→ **Activity**
From the listing below, pick out each line with the word "slot".

→ **Exercise materials**
template <int NT, bool SCORES>
__global__ __launch_bounds__(256) void attn_f16s_kernel(AttnArgs a) {
    ATTN_DEV_DIMS(a)
    constexpr int PITCH = NT <= 15 ? 160 : 144;
    constexpr int NKP = NT * 16;
    constexpr int NC = (NT + 1) / 2;
    constexpr int VR = NC * 32;
    extern __shared__ __attribute__((aligned(16))) char smem[];
    char* K0 = smem;
    char* K1 = K0 + NKP * PITCH;
    char* V0 = K1 + NKP * PITCH;
    char* V1 = V0 + VR * PITCH;

    const int tid = threadIdx.x, lane = tid & 63, wave = tid >> 6;
    const int l16 = lane & 15, g = lane >> 4;
    const int b = blockIdx.y;
    const int bkv = a.kvidx ? a.kvidx[b] : b;
    const int rt = blockIdx.x * 4 + wave;
    const int i0 = rt * 16;
    const bool active = i0 < a.Nq;
    const int irow = min(i0 + l16, a.Nq - 1);

    f32x4 pmax[NT];
    if constexpr (SCORES) {
#pragma unroll
        for (int t = 0; t < NT; ++t) pmax[t] = (f32x4){0.f, 0.f, 0.f, 0.f};
    }
    f32x4 mk[NT];
#pragma unroll
    for (int t = 0; t < NT; ++t)
#pragma unroll
        for (int r = 0; r < 4; ++r) {
            const int j = 16 * t + 4 * g + r;
            mk[t][r] = j < a.Nk ? (a.mask ? a.mask[(size_t)b * a.Nk + j] : 0.f) : -INFINITY;
            if (a.mask_qk && j < a.Nk) mk[t][r] += a.mask_qk[(size_t)irow * a.ld_mqk + j];
        }
    if constexpr (VR > NKP) {
        for (int idx = tid; idx < (VR - NKP) * (PITCH / 16); idx += 256) {
            *(uint4*)(V0 + NKP * PITCH + idx * 16) = make_uint4(0, 0, 0, 0);
            *(uint4*)(V1 + NKP * PITCH + idx * 16) = make_uint4(0, 0, 0, 0);
        }
    }

    constexpr int NLD = NT;
    constexpr bool PREFETCH = NLD <= 8;
    uint4 kreg[PREFETCH ? NLD : 1], vreg[PREFETCH ? NLD : 1];
    auto fetch = [&](int h) {
#pragma unroll
        for (int i = 0; i < NLD; ++i) {
            const int idx = tid + 256 * i;
            const int row = idx >> 4, c = idx & 15;
            kreg[i] = make_uint4(0, 0, 0, 0);
            vreg[i] = make_uint4(0, 0, 0, 0);
            if (row < a.Nk) {
                const size_t grow = (size_t)bkv * a.kvb + row;
                kreg[i] = *(const uint4*)(a.k + (grow * a.ldk + h * 64) * 4 + c * 16);
                vreg[i] = *(const uint4*)(a.v + (grow * a.ldv + h * 64) * 4 + c * 16);
            }
        }
    };
    auto put = [&](int idx, uint4 kv, uint4 vv) {
        const int row = idx >> 4, c = idx & 15;
        f16x4 h4, l4;
        split_f16x4(__builtin_bit_cast(f32x4, kv), h4, l4);
        *(f16x4*)(K0 + row * PITCH + c * 8) = h4;
        *(f16x4*)(K1 + row * PITCH + c * 8) = l4;
        split_f16x4(__builtin_bit_cast(f32x4, vv), h4, l4);
        *(f16x4*)(V0 + row * PITCH + c * 8) = h4;
        *(f16x4*)(V1 + row * PITCH + c * 8) = l4;
    };
    if constexpr (PREFETCH) {
        if ((int)blockIdx.z < a.H) fetch(blockIdx.z);
    }
    constexpr float LO = 1.0f / F16S_LO_SCALE;
    for (int h = blockIdx.z; h < a.H; h += gridDim.z) {
        __syncthreads();
        if constexpr (PREFETCH) {
#pragma unroll
            for (int i = 0; i < NLD; ++i) put(tid + 256 * i, kreg[i], vreg[i]);
        } else {
            for (int idx = tid; idx < NKP * 16; idx += 256) {
                const int row = idx >> 4, c = idx & 15;
                uint4 kv = make_uint4(0, 0, 0, 0), vv = make_uint4(0, 0, 0, 0);
                if (row < a.Nk) {
                    const size_t grow = (size_t)bkv * a.kvb + row;
                    kv = *(const uint4*)(a.k + (grow * a.ldk + h * 64) * 4 + c * 16);
                    vv = *(const uint4*)(a.v + (grow * a.ldv + h * 64) * 4 + c * 16);
                }
                put(idx, kv, vv);
            }
        }
        __syncthreads();
        if constexpr (PREFETCH) {
            if (h + (int)gridDim.z < a.H) fetch(h + gridDim.z);
        }
        if (!active) continue;

        f16x8 qh[2], ql[2];
        {
            const char* qp = a.q + (((size_t)b * a.Nq + irow) * a.ldq + h * 64) * 4 + g * 32;
#pragma unroll
            for (int kk = 0; kk < 2; ++kk) {
                u32x4 p0, p1;
                split_f16x8(*(const f32x4*)(qp + kk * 128), *(const f32x4*)(qp + kk * 128 + 16), p0, p1);
                qh[kk] = __builtin_bit_cast(f16x8, p0);
                ql[kk] = __builtin_bit_cast(f16x8, p1);
            }
        }

        f32x4 sc[NT];
#pragma unroll
        for (int t = 0; t < NT; ++t) {
            const int off = (16 * t + l16) * PITCH + g * 16;
            const f16x8 kh0 = *(const f16x8*)(K0 + off), kh1 = *(const f16x8*)(K0 + off + 64);
            const f16x8 kl0 = *(const f16x8*)(K1 + off), kl1 = *(const f16x8*)(K1 + off + 64);
            const f32x4 z = (f32x4){0.f, 0.f, 0.f, 0.f};
            f32x4 hi = __builtin_amdgcn_mfma_f32_16x16x32_f16(kh0, qh[0], z, 0, 0, 0);
            hi = __builtin_amdgcn_mfma_f32_16x16x32_f16(kh1, qh[1], hi, 0, 0, 0);
            f32x4 lo = __builtin_amdgcn_mfma_f32_16x16x32_f16(kh0, ql[0], z, 0, 0, 0);
            lo = __builtin_amdgcn_mfma_f32_16x16x32_f16(kh1, ql[1], lo, 0, 0, 0);
            lo = __builtin_amdgcn_mfma_f32_16x16x32_f16(kl0, qh[0], lo, 0, 0, 0);
            lo = __builtin_amdgcn_mfma_f32_16x16x32_f16(kl1, qh[1], lo, 0, 0, 0);
#pragma unroll
            for (int r = 0; r < 4; ++r) sc[t][r] = fmaf(lo[r], LO, hi[r]);
        }

        float m = -INFINITY;
#pragma unroll
        for (int t = 0; t < NT; ++t)
#pragma unroll
            for (int r = 0; r < 4; ++r) {
                const float v = __fadd_rn(__fmul_rn(sc[t][r], a.scale), mk[t][r]);
                sc[t][r] = v;
                m = fmaxf(m, v);
            }
        m = rows4_max(m);
        float sum = 0.f;
#pragma unroll
        for (int t = 0; t < NT; ++t)
#pragma unroll
            for (int r = 0; r < 4; ++r) {
                const float p = expf(sc[t][r] - m);
                sc[t][r] = p;
                sum += p;
            }
        sum = rows4_sum(sum);
#pragma unroll
        for (int t = 0; t < NT; ++t)
#pragma unroll
            for (int r = 0; r < 4; ++r) {
                const float p = sc[t][r] / sum;
                sc[t][r] = p;
                if constexpr (SCORES) pmax[t][r] = fmaxf(pmax[t][r], p);
            }
        if constexpr (SCORES) {
            if (i0 == 0 && l16 == 0) {
                float* dst = a.p0 + ((size_t)b * a.H + h) * a.Nk;
#pragma unroll
                for (int t = 0; t < NT; ++t)
#pragma unroll
                    for (int r = 0; r < 4; ++r) {
                        const int j = 16 * t + 4 * g + r;
                        if (j < a.Nk) dst[j] = sc[t][r];
                    }
            }
        }

        f32x4 oh[4], ol[4];
#pragma unroll
        for (int dt = 0; dt < 4; ++dt) { oh[dt] = (f32x4){0.f, 0.f, 0.f, 0.f}; ol[dt] = (f32x4){0.f, 0.f, 0.f, 0.f}; }
#pragma unroll
        for (int c = 0; c < NC; ++c) {
            const f32x4 t1 = (2 * c + 1 < NT) ? sc[2 * c + 1 < NT ? 2 * c + 1 : 0] : (f32x4){0.f, 0.f, 0.f, 0.f};
            u32x4 pp0, pp1;
            split_f16x8(sc[2 * c], t1, pp0, pp1);
            const f16x8 ph = __builtin_bit_cast(f16x8, pp0), pl = __builtin_bit_cast(f16x8, pp1);
            const int voff = (32 * c + 4 * g + (l16 >> 2)) * PITCH + 8 * (l16 & 3);
#pragma unroll
            for (int dt = 0; dt < 4; ++dt) {
                const bf16x8 vh = cat_bf16x4(lds_read_tr16(V0 + voff + dt * 32), lds_read_tr16(V0 + voff + 16 * PITCH + dt * 32));
                const bf16x8 vl = cat_bf16x4(lds_read_tr16(V1 + voff + dt * 32), lds_read_tr16(V1 + voff + 16 * PITCH + dt * 32));
                oh[dt] = __builtin_amdgcn_mfma_f32_16x16x32_f16(__builtin_bit_cast(f16x8, vh), ph, oh[dt], 0, 0, 0);
                ol[dt] = __builtin_amdgcn_mfma_f32_16x16x32_f16(__builtin_bit_cast(f16x8, vh), pl, ol[dt], 0, 0, 0);
                ol[dt] = __builtin_amdgcn_mfma_f32_16x16x32_f16(__builtin_bit_cast(f16x8, vl), ph, ol[dt], 0, 0, 0);
            }
        }

        {
            const int i = i0 + l16;
            f32x4 o[4];
            float n2 = 0.f;
#pragma unroll
            for (int dt = 0; dt < 4; ++dt)
#pragma unroll
                for (int r = 0; r < 4; ++r) {
                    o[dt][r] = fmaf(ol[dt][r], LO, oh[dt][r]);
                    n2 += o[dt][r] * o[dt][r];
                }
            if constexpr (SCORES) n2 = rows4_sum(n2);
            if (i < a.Nq) {
                if (a.split_dim) {
                    _Float16* prow = (_Float16*)a.out + ((size_t)b * a.Nq + i) * a.ldo + h * 64 + 4 * g;
                    bool bad = false;
#pragma unroll
                    for (int dt = 0; dt < 4; ++dt) {
                        f16x4 ph_, pl_;
                        split_f16x4(o[dt], ph_, pl_);
                        *(f16x4*)(prow + dt * 16) = ph_;
                        *(f16x4*)(prow + a.split_dim + dt * 16) = pl_;
                        bad |= f16_range_bad(o[dt]);
                    }
                    f16_range_raise(a.range_flag, bad);
                } else {
                    float* orow = (float*)(a.out + (((size_t)b * a.Nq + i) * a.ldo + h * 64) * 4) + 4 * g;
#pragma unroll
                    for (int dt = 0; dt < 4; ++dt) *(f32x4*)(orow + dt * 16) = o[dt];
                }
                if constexpr (SCORES)
                    if (g == 0) a.onorm[((size_t)b * a.H + h) * a.Nq + i] = sqrtf(n2);
            }
        }
    }

    if constexpr (SCORES) {
        if (gridDim.z == 2) {
            const size_t slot = ((size_t)b * gridDim.x + blockIdx.x) * 4 + wave;
            unsigned* mine = a.hm_ws + ((slot * 2 + blockIdx.z) * (2 * HM_MAX_NT)) * 64 + lane;
#pragma unroll
            for (int t = 0; t < NT; ++t)
#pragma unroll
                for (int r = 0; r < 4; ++r)
                    __hip_atomic_store(mine + (4 * t + r) * 64, __float_as_uint(pmax[t][r]), __ATOMIC_RELAXED, __HIP_MEMORY_SCOPE_AGENT);
            asm volatile("s_waitcnt vmcnt(0)" ::: "memory");
            int old = 0;
            if (lane == 0) old = __hip_atomic_fetch_add(a.hm_tick + slot, 1, __ATOMIC_RELAXED, __HIP_MEMORY_SCOPE_AGENT);
            old = __builtin_amdgcn_readfirstlane(old);
            if (old == 0) return;
            if (lane == 0) __hip_atomic_store(a.hm_tick + slot, 0, __ATOMIC_RELAXED, __HIP_MEMORY_SCOPE_AGENT);
            const unsigned* theirs = a.hm_ws + ((slot * 2 + (1 - blockIdx.z)) * (2 * HM_MAX_NT)) * 64 + lane;
#pragma unroll
            for (int t = 0; t < NT; ++t)
#pragma unroll
                for (int r = 0; r < 4; ++r)
                    pmax[t][r] = fmaxf(pmax[t][r], __uint_as_float(__hip_atomic_load(theirs + (4 * t + r) * 64, __ATOMIC_RELAXED,
                                                                                      __HIP_MEMORY_SCOPE_AGENT)));
        }
        if (active) {
            const int i = i0 + l16;
            const bool valid = i >= 1 && i < a.Nq;
            float* dst = a.colsum + ((size_t)b * a.nrt + rt) * a.Nk;
#pragma unroll
            for (int t = 0; t < NT; ++t)
#pragma unroll
                for (int r = 0; r < 4; ++r) {
                    const float v = row16_sum(valid ? pmax[t][r] : 0.f);
                    const int j = 16 * t + 4 * g + r;
                    if (l16 == 0 && j < a.Nk) dst[j] = v;
                }
        }
    }
}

→ **Solution for this exercise**
            const size_t slot = ((size_t)b * gridDim.x + blockIdx.x) * 4 + wave;
            unsigned* mine = a.hm_ws + ((slot * 2 + blockIdx.z) * (2 * HM_MAX_NT)) * 64 + lane;
            if (lane == 0) old = __hip_atomic_fetch_add(a.hm_tick + slot, 1, __ATOMIC_RELAXED, __HIP_MEMORY_SCOPE_AGENT);
            if (lane == 0) __hip_atomic_store(a.hm_tick + slot, 0, __ATOMIC_RELAXED, __HIP_MEMORY_SCOPE_AGENT);
            const unsigned* theirs = a.hm_ws + ((slot * 2 + (1 - blockIdx.z)) * (2 * HM_MAX_NT)) * 64 + lane;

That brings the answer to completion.